Exactly. We also have an extra layer of protection that a lot of companies don't have. #TeamsterStrong
Also, driverless technology is really expensive and UPS still has to do a really expensive hub retrofit for electric package cars and they are dragging their feet on that. We just got a ton of new gas burners.
 

nWo

Well-Known Member
I think they might be a threat to future generation feeder drivers. Current employees will have enough seniority to keep working
 

UnionStrong

Sorry, but I don’t care anymore.
Imagine a self-dfiving car smart enough to scan steering wheels and pick out of the way park positions.

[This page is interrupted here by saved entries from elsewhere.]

@@ -132,26 +159,39 @@
             if (s->net) s->net->profile = v;
         }
     } restore{s, saved_net_profile};
+    if (part == SIM_WHOLE || part == SIM_HEAD) {
+        if (profile) {
+            TZ_HIP(hipEventCreate(&e0));
+            TZ_HIP(hipEventCreate(&e1));
+            TZ_HIP(hipEventRecord(e0, s->stream));
+        }
+        if ((rc = tz_tree_descend(s->d, from_start, s->stream))) return rc;
+        if ((rc = tz_tree_compact_leaves(s->d, s->stream))) return rc;
+        if (profile) {
+            TZ_HIP(hipEventRecord(e1, s->stream));
+            s->tree_events.push_back({e0, e1});
+        }
+        if (part == SIM_HEAD) return TZ_OK;
+    }
+    NetOut out{};
+    if (s->d.agent_kind == TZ_AGENT_NET) {
+        if ((rc = tz_net_forward_device(s->net, s->d.leaf_env, s->d.nn_game, s->d.nn_count, 0, s->d.batch, s->stream, &out,
+                                        s->tree_step)))
+            return rc;
+    }
     if (profile) {
-        TZ_HIP(hipEventCreate(&e0));
-        TZ_HIP(hipEventCreate(&e1));
         TZ_HIP(hipEventCreate(&e2));
         TZ_HIP(hipEventCreate(&e3));
-        TZ_HIP(hipEventRecord(e0, s->stream));
-    }
-    if ((rc = tz_tree_descend(s->d, from_start, s->stream))) return rc;
-    if ((rc = tz_tree_compact_leaves(s->d, s->stream))) return rc;
-    if (profile) TZ_HIP(hipEventRecord(e1, s->stream));
-    NetOut out{nullptr, 0, nullptr, nullptr};
-    if (s->d.agent_kind == TZ_AGENT_NET) {
-        if ((rc = tz_net_forward_device(s->net, s->d.leaf_env, s->d.nn_game, s->d.nn_count, 0, s->d.batch, s->stream, &out)))
-            return rc;
-    }
-    if (profile) TZ_HIP(hipEventRecord(e2, s->stream));
-    if ((rc = tz_tree_expand(s->d, out, s->stream))) return rc;
+        TZ_HIP(hipEventRecord(e2, s->stream));
+    }
+    if (part == SIM_MIDDLE) {
+        if ((rc = tz_tree_expand_descend(s->d, out, s->stream))) return rc;
+        if ((rc = tz_tree_compact_leaves(s->d, s->stream))) return rc;
+    } else {
+        if ((rc = tz_tree_expand(s->d, out, s->stream))) return rc;
+    }
     if (profile) {
         TZ_HIP(hipEventRecord(e3, s->stream));
-        s->tree_events.push_back({e0, e1});
         s->tree_events.push_back({e2, e3});
         s->steps++;
     }
@@ -238,7 +278,7 @@
     if ((rc = tz_tree_descend_batch(s->d, s->lb, s->stream))) return rc;
     if ((rc = tz_tree_compact_batch(s->d, s->lb, s->stream))) return rc;
     if (s->profile) TZ_HIP(hipEventRecord(ev[1], s->stream));
-    NetOut out{nullptr, 0, nullptr, nullptr};
+    NetOut out{};
     if (s->d.agent_kind == TZ_AGENT_NET) {
         if ((rc = tz_net_forward_device(s->net, s->lb.env, s->lb.index, s->d.nn_count, 0, s->d.batch * s->lb.leaves, s->stream, &out)))
             return rc;
@@ -274,6 +314,10 @@
         return tz_fail(TZ_EDEVICE, "tz_search_create: no HIP device available (the HIP path has no CPU fallback)");
     tz_search* s = new tz_search();
     s->use_graph = getenv("TZ_NO_GRAPH") == nullptr;
+    {
+        const char* ts = getenv("TZ_TREE_STEP");
+        s->tree_step = !(ts && ts[0] == '0' && ts[1] == 0);
+    }
     s->net = agent_kind == TZ_AGENT_NET ? net : nullptr;
     s->device = s->net ? s->net->device : 0;
     TZ_HIP(hipSetDevice(s->device));
@@ -316,6 +360,7 @@
     rc |= dev_alloc(&d.leaf_act, (size_t)batch * d.max_actions);
     rc |= dev_alloc(&d.leaf_env, batch);
     rc |= dev_alloc(&d.nn_game, batch);
+    rc |= dev_alloc(&d.nn_slot, batch);
     rc |= dev_alloc(&d.nn_count, 1);
     rc |= dev_alloc(&d.bfs_src, (size_t)batch * d.cap);
     rc |= dev_alloc(&d.counters, 3);
@@ -338,6 +383,7 @@
     TZ_HIP(hipMemsetAsync(d.counters, 0, 3 * sizeof(unsigned long long), s->stream));
     TZ_HIP(hipMemsetAsync(d.error_flag, 0, 4, s->stream));
     TZ_HIP(hipMemsetAsync(d.nn_count, 0, 4, s->stream));
+    TZ_HIP(hipMemsetAsync(d.nn_slot, 0, batch * sizeof(int32_t), s->stream));
     if (s->net && (rc = tz_net_ensure_batch(s->net, batch))) {
         tz_search_destroy(s);
         return rc;
@@ -356,12 +402,12 @@
     (void)hipSetDevice(s->device);
     if (s->stream) (void)hipStreamSynchronize(s->stream);
     drain_profile(s);
-    for (int i = 0; i < 2; i++)
+    for (int i = 0; i < 3; i++)
         if (s->graph[i]) (void)hipGraphExecDestroy(s->graph[i]);
     SearchDev& d = s->d;
     void* ptrs[] = {d.t.eval_tag, d.t.eval_bits, d.t.visits, d.t.prob, d.t.logit, d.t.std_dev, d.t.child0, d.t.nchild,
                     d.t.action, d.bank, d.alloc, d.env, d.betas, d.traj, d.traj_len, d.start_node, d.leaf_kind,
-                    d.leaf_nact, d.leaf_act, d.leaf_env, d.nn_game, d.nn_count, d.bfs_src, d.counters, d.error_flag,
+                    d.leaf_nact, d.leaf_act, d.leaf_env, d.nn_game, d.nn_slot, d.nn_count, d.bfs_src, d.counters, d.error_flag,
                     d.term_reason, d.term_winner,
                     s->noise_dev, s->act_dev, s->i32_dev, s->i8_dev, s->info_dev, s->child_dev};
     for (void* p : ptrs)
@@ -416,11 +462,14 @@
     if (!s || !betas || n_sims < 0) return tz_fail(TZ_EINVAL, "tz_search_simulate: bad argument");
     TZ_HIP(hipSetDevice(s->device));
     TZ_HIP(hipMemcpyAsync(s->d.betas, betas, s->d.batch * sizeof(float), hipMemcpyHostToDevice, s->stream));
-    for (int i = 0; i < n_sims; i++) {
-        int rc = one_simulation(s, false);
-        if (rc) return rc;
-    }
-    int rc = check_error_flag(s);
+    int rc;
+    if (s->tree_step && n_sims >= 2) {
+        if ((rc = simulations_tree_step(s, n_sims))) return rc;
+    } else {
+        for (int i = 0; i < n_sims; i++)
+            if ((rc = one_simulation(s, false))) return rc;
+    }
+    rc = check_error_flag(s);
     drain_profile(s);
     return rc;
 }
@@ -446,7 +495,7 @@
         return tz_fail(TZ_EINVAL, "tz_search_set_selection: unknown selection rule");
     TZ_HIP(hipSetDevice(s->device));
     TZ_HIP(hipStreamSynchronize(s->stream));
-    for (int i = 0; i < 2; i++) {
+    for (int i = 0; i < 3; i++) {
         if (s->graph[i]) (void)hipGraphExecDestroy(s->graph[i]);
         s->graph[i] = nullptr;
         s->warm[i] = 0;
diff --git a/takzero_amd/csrc/tz_engine.h b/takzero_amd/csrc/tz_engine.h
--- a/takzero_amd/csrc/tz_engine.h
+++ b/takzero_amd/csrc/tz_engine.h
@@ -47,6 +47,7 @@
     uint16_t* leaf_act;
     tz_state* leaf_env;
     int32_t* nn_game;
+    int32_t* nn_slot;
     int32_t* nn_count;
     uint32_t* bfs_src;
     unsigned long long* counters;
@@ -78,11 +79,16 @@
     int policy_stride;
     const float* value;
     const float* variance;
+    const float* rnd_out;
+    const float* ube;
+    int rnd_dim, rnd_stride;
+    float rnd_min, rnd_max;
 };
 
 int tz_tree_descend(const SearchDev& s, bool from_start_nodes, hipStream_t st);
 int tz_tree_compact_leaves(const SearchDev& s, hipStream_t st);
 int tz_tree_expand(const SearchDev& s, const NetOut& out, hipStream_t st);
+int tz_tree_expand_descend(const SearchDev& s, const NetOut& out, hipStream_t st);
 int tz_tree_apply_noise(const SearchDev& s, const float* noise_dev, int amax, float ratio, hipStream_t st);
 int tz_tree_root_info(const SearchDev& s, tz_root_info* out_dev, hipStream_t st);
 int tz_tree_root_children(const SearchDev& s, int amax, uint16_t* move_idx, uint32_t* visits, uint8_t* eval_tag,
diff --git a/takzero_amd/csrc/tz_nn.h b/takzero_amd/csrc/tz_nn.h
--- a/takzero_amd/csrc/tz_nn.h
+++ b/takzero_amd/csrc/tz_nn.h
@@ -63,5 +63,6 @@
 
 int tz_net_ensure_batch(tz_net* net, int batch);
 int tz_net_forward_device(tz_net* net, const tz_state* states_dev, const int32_t* game_index_dev,
-                          const int32_t* count_dev, int count_host, int max_positions, hipStream_t st, NetOut* out);
+                          const int32_t* count_dev, int count_host, int max_positions, hipStream_t st, NetOut* out,
+                          bool defer_rnd_variance = false);
 int tz_nn_encode_planes(int n, int cin, const tz_state* states_dev, int count, float* planes_dev, hipStream_t st);
diff --git a/takzero_amd/csrc/tz_nn.hip b/takzero_amd/csrc/tz_nn.hip
--- a/takzero_amd/csrc/tz_nn.hip
+++ b/takzero_amd/csrc/tz_nn.hip
@@ -1,4 +1,5 @@
 #include "tz_nn.h"
+#include "tz_rnd_variance.h"
 #include "tz_fp8.h"
 #include "tz_fp6.h"
 #include <type_traits>
@@ -2384,17 +2385,8 @@
     const int count = count_dev ? *count_dev : count_host;
     const int pos = blockIdx.x, l = threadIdx.x;
     if (pos >= count) return;
-    float s = 0.f;
-    for (int i = l; i < dim; i += 64) {
-        const float d = learn[(size_t)pos * stride + i] - target[(size_t)pos * stride + i];
-        s += d * d;
-    }
-    for (int d = 32; d >= 1; d >>= 1) s += __shfl_xor(s, d);
-    if (l == 0) {
-        float norm = (s - rmin) / (rmax - rmin);
-        norm = fminf(fmaxf(norm, 0.f), 1.f) * 4.0f;
-        variance[pos] = fminf(fmaxf(fmaxf(expf(ube[pos]), norm), 0.f), 4.f);
-    }
+    const float v = tz_rnd_variance(learn + (size_t)pos * stride, target + (size_t)pos * stride, ube[pos], dim, rmin, rmax, l);
+    if (l == 0) variance[pos] = v;
 }
 
 __global__ void plain_variance_kernel(const float* ube, const float* local, const int32_t* count_dev, int count_host,
@@ -3420,7 +3412,7 @@
 }
 
 int tz_net_forward_device(tz_net* net, const tz_state* states, const int32_t* gidx, const int32_t* count_dev,
-                          int count_host, int max_positions, hipStream_t st, NetOut* out) {
+                          int count_host, int max_positions, hipStream_t st, NetOut* out, bool defer_rnd_variance) {
     if (!net->loaded) return tz_fail(TZ_ESTATE, "network has no weights loaded");
     if (max_positions > net->max_batch) return tz_fail(TZ_EINVAL, "forward: batch exceeds the network's buffers");
     int rc;
@@ -3551,8 +3543,9 @@
             if (!rnd_ahead && (rc = rnd_mlp(st))) return rc;
             if (rnd_ahead) TZ_HIP(hipStreamWaitEvent(st, net->ev_rnd, 0));
             float* o = net->rnd_out;
-            rnd_finish_kernel<<<max_positions, 64, 0, st>>>(o, o + 512, net->ube, count_dev, count_host, 512, 1024, net->rnd_min,
-                                                            net->rnd_max, net->variance);
+            if (!defer_rnd_variance)
+                rnd_finish_kernel<<<max_positions, 64, 0, st>>>(o, o + 512, net->ube, count_dev, count_host, 512, 1024, net->rnd_min,
+                                                                net->rnd_max, net->variance);
         } else {
             rnd_prep_kernel<float><<<max_positions, 64, 0, st>>>(net->planes, count_dev, count_host, in_size, in_pad, (float*)net->rnd_in);
             for (int a = 0; a < 2; a++) {
@@ -3583,6 +3576,16 @@
     out->policy_stride = net->pol_stride;
     out->value = net->value;
     out->variance = net->variance;
+    out->rnd_out = nullptr;
+    out->ube = net->ube;
+    out->rnd_dim = 512;
+    out->rnd_stride = 1024;
+    out->rnd_min = net->rnd_min;
+    out->rnd_max = net->rnd_max;
+    if (defer_rnd_variance && net->has_rnd && bf) {
+        out->variance = nullptr;
+        out->rnd_out = net->rnd_out;
+    }
     return TZ_OK;
 }
 
diff --git a/takzero_amd/csrc/tz_rnd_variance.h b/takzero_amd/csrc/tz_rnd_variance.h
--- /dev/null
+++ b/takzero_amd/csrc/tz_rnd_variance.h
@@ -0,0 +1,15 @@
+#pragma once
+#include <hip/hip_runtime.h>
+
+__device__ __forceinline__ float tz_rnd_variance(const float* learn, const float* target, float ube, int dim, float rmin,
+                                                 float rmax, int lane) {
+    float s = 0.f;
+    for (int i = lane; i < dim; i += 64) {
+        const float d = learn[i] - target[i];
+        s = __builtin_fmaf(d, d, s);
+    }
+    for (int d = 32; d >= 1; d >>= 1) s += __shfl_xor(s, d);
+    float norm = (s - rmin) / (rmax - rmin);
+    norm = fminf(fmaxf(norm, 0.f), 1.f) * 4.0f;
+    return fminf(fmaxf(fmaxf(expf(ube), norm), 0.f), 4.f);
+}
diff --git a/takzero_amd/csrc/tz_tree.hip b/takzero_amd/csrc/tz_tree.hip
--- a/takzero_amd/csrc/tz_tree.hip
+++ b/takzero_amd/csrc/tz_tree.hip
@@ -1,5 +1,6 @@
 #include "tz_engine.h"
 #include "tz_math.h"
+#include "tz_rnd_variance.h"
 #include "tz_tak_dev.h"
 
 using namespace tzd;
@@ -306,18 +307,9 @@
 }
 
 template <int N, int RULE>
-__global__ __launch_bounds__(64) void descend_kernel(SearchDev s, int from_start) {
-    constexpr int NN = N * N;
-    const int g = blockIdx.x, l = lane_id();
-    __shared__ tz_state env;
-    __shared__ uint32_t tnode[TZ_MAX_DEPTH];
-    __shared__ uint32_t tvis[TZ_MAX_DEPTH];
-    __shared__ uint8_t reach[NN * 4];
-    float* prow = nullptr;
-    if constexpr (RULE == TZ_SELECT_IMPROVED) {
-        __shared__ float row[SelectRow<N, RULE>::LEN];
-        prow = row;
-    }
+__device__ __forceinline__ void descend_body(const SearchDev& s, int g, int from_start, tz_state& env, uint32_t* tnode, uint32_t* tvis,
+                                             uint8_t* reach, float* prow) {
+    const int l = lane_id();
     load_state(&env, &s.env[g]);
     const size_t base = slab_base(s, s.bank[g], g);
     uint32_t node = 0;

IMO it will take more than 10 years for it to be sophisticated enough to replace humans who can see the real world as the real world.
It's my understanding that self-driving really struggles with poorly marked roads, inclement weather and with identifying the difference between blowing leaves and a flock of birds.
Waymo is being used in Phoenix.
 

UnionStrong

Sorry, but I don’t care anymore.
Isn't that the service with the human driver that takes over in adverse conditions?
From what I heard from someone who witnessed it, no driver in the car. It’s 225 miles of service area too. I live here and i didn’t know it existed. They stopped it a few years ago because a person on a bicycle got killed at night. And a driver was in it.